Chapter 1

57 0 0
                                    


There was a knock at the door. I had to open it at some point but I wanted to stay in my room and be upset and heart broken all day. It was him. I yelled come in and it was him. It was the guy who cheated on me. Are you joking how dare he come and talk to me after what had happened but I didn't say a word and neither did Alex. He just sat there looking at the floor. I wondered if he would talk or ask me if I was ok but I didn't want to talk to him. I hated him. He cheated on me with his "cousin." He didn't even admit to it or anything.

"Are you ok?" Alex said.
Fuck he actually sounded worried. Was he actually worried about me or was he just fucking with me again. I couldn't tell so I just laid there silently. Not whispering. Not speaking. Not moving.

He looked up at me and I was caught looking at him and he really looker  scared for me.

"Amber are you ok, I'm scared and I'm sorry for what I did to u it was a stupid mistake and I wasn't thinking. I love u and only u. I only loved u in my life and can't imagine my life without u. Please please forgive me or say something."
Did he really just do that? Did he really just say all the things I wanted to hear?? I loved that but my heart is shattered into a million pieces.

" I.. I.. I don't know what to say." I mumbled. I really wanted him to hold me in his arms but giving in again, I couldn't do that, could I?

If I really could take him into my arms would I really do that? My heart is broken and I don't think it can be fixed.

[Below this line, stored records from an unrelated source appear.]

struct b4d_plan {
    std::recursive_mutex mu;
    int ny, nx, chunk, ct_w;
    float2* tw_x = nullptr;
    float2* tw_y = nullptr;
    float2* spec = nullptr;
    float* nyq_rows = nullptr;
    float* gnyq = nullptr;
    float* peak = nullptr;
    size_t ws_bytes = 0;
    void* track_ws = nullptr;
    size_t track_bytes = 0;
    bool general = false;
    float2* wx = nullptr;
    float2* wy = nullptr;
    float2* gbuf1 = nullptr;
    float2* gbuf2 = nullptr;
    float2* gbuf3 = nullptr;
    bool large = false;
    bool wmr = false;
// ... 75 lines not shown
#ifndef B4D_COL_SPLIT
#define B4D_COL_SPLIT 1
#endif
template <int NY, int MODE>
static int launch_col(const ColArgs& a, int ntiles, int batch, hipStream_t st) {
    constexpr int SPLIT = (NY == 2048 && MODE == COL_PSD_AC) ? B4D_COL_SPLIT : 1;
    using Cfg = ColCfg<NY, SPLIT>;
    {
        const int rc_lds = ensure_dynamic_lds(reinterpret_cast<const void*>(&k_col<NY, MODE, SPLIT, B4D_UNIT_TAG>), Cfg::LDS_BYTES);
        if (rc_lds) return rc_lds;
    }
    hipLaunchKernelGGL((k_col<NY, MODE, SPLIT, B4D_UNIT_TAG>), dim3(ntiles * SPLIT, batch), dim3(Cfg::THREADS), Cfg::LDS_BYTES, st, a);
    B4D_HIP(hipGetLastError());
    return B4D_OK;
}
template <int MODE>
static int dispatch_col(const b4d_plan* pl, const ColArgs& a, int batch, hipStream_t st) {
    const int ntiles = (pl->nx / 2) / pl->ct_w;
#define B4D_CALL(N) launch_col<N, MODE>(a, ntiles, batch, st)
    B4D_SIZE_SWITCH(pl->ny, B4D_CALL)
#undef B4D_CALL
    return fail(B4D_ESIZE, "unsupported ny");
}
#endif

#if B4D_UNIT_PASSES & B4D_PASS_NYQ
template <int NY, int MODE>
static int launch_nyq(const NyqArgs& a, hipStream_t st) {
    constexpr int SEQ = row_seq(NY);
    hipLaunchKernelGGL((k_nyq<NY, SEQ, MODE>), dim3((a.items + SEQ - 1) / SEQ), dim3((NY / E16) * SEQ), 0, st, a);
// ... 9 lines not shown
    B4D_SIZE_SWITCH(pl->ny, B4D_CALL)
#undef B4D_CALL
    return fail(B4D_ESIZE, "unsupported ny");
}
#endif

#if B4D_UNIT_PASSES & B4D_PASS_R2C
template <int NX>
static int launch_r2c(const b4d_plan* pl, const float* in, float2* spec, float* nyq_rows, const RowSrc* srcs, int batch,
                      hipStream_t st) {
    constexpr int SEQ = row_seq(NX);
    constexpr int ITER = NX >= 1024 ? B4D_K1_ITER : 1;
    const dim3 block((NX / E16) * SEQ);
    if (srcs)
        hipLaunchKernelGGL((k_row_r2c<NX, SEQ, true>), dim3((pl->ny / 2 + SEQ - 1) / SEQ, batch), block, 0, st, in, spec, nyq_rows,
                           pl->tw_x, pl->ny, pl->ct_w, srcs);
    else
        hipLaunchKernelGGL((k_row_r2c<NX, SEQ, false, ITER>), dim3((pl->ny / 2 + SEQ * ITER - 1) / (SEQ * ITER), batch), block, 0, st,
                           in, spec, nyq_rows, pl->tw_x, pl->ny, pl->ct_w, srcs);
    B4D_HIP(hipGetLastError());
    return B4D_OK;
}
static int dispatch_r2c(const b4d_plan* pl, const float* in, int batch, hipStream_t st, float2* spec = nullptr,
                        float* nyq_rows = nullptr, const RowSrc* srcs = nullptr) {
    if (!spec) spec = pl->spec;
    if (!nyq_rows) nyq_rows = pl->nyq_rows;
#define B4D_CALL(N) launch_r2c<N>(pl, in, spec, nyq_rows, srcs, batch, st)
    B4D_SIZE_SWITCH(pl->nx, B4D_CALL)
#undef B4D_CALL
    return fail(B4D_ESIZE, "unsupported nx");
}
#endif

"Can we please talk about this? Please I want you back. Please baby I need you in my life not Lilly. I love you with all my heart." Alex said.

Why does he keep doing this. Why does he keep messing with me and why can't he leave me alone. I don't love him. Or at least I don't think I do.

" I can't do this anymore Alex. Please just leave I don't love you broke my heart and I don't think I can trust you anymore." I yelled because I couldn't do this. I couldn't take it anymore being in the same room as him.

I thought I loved him. Maybe I should start way at the beginning so I don't confuse you or anything. It was the summer before grade 9.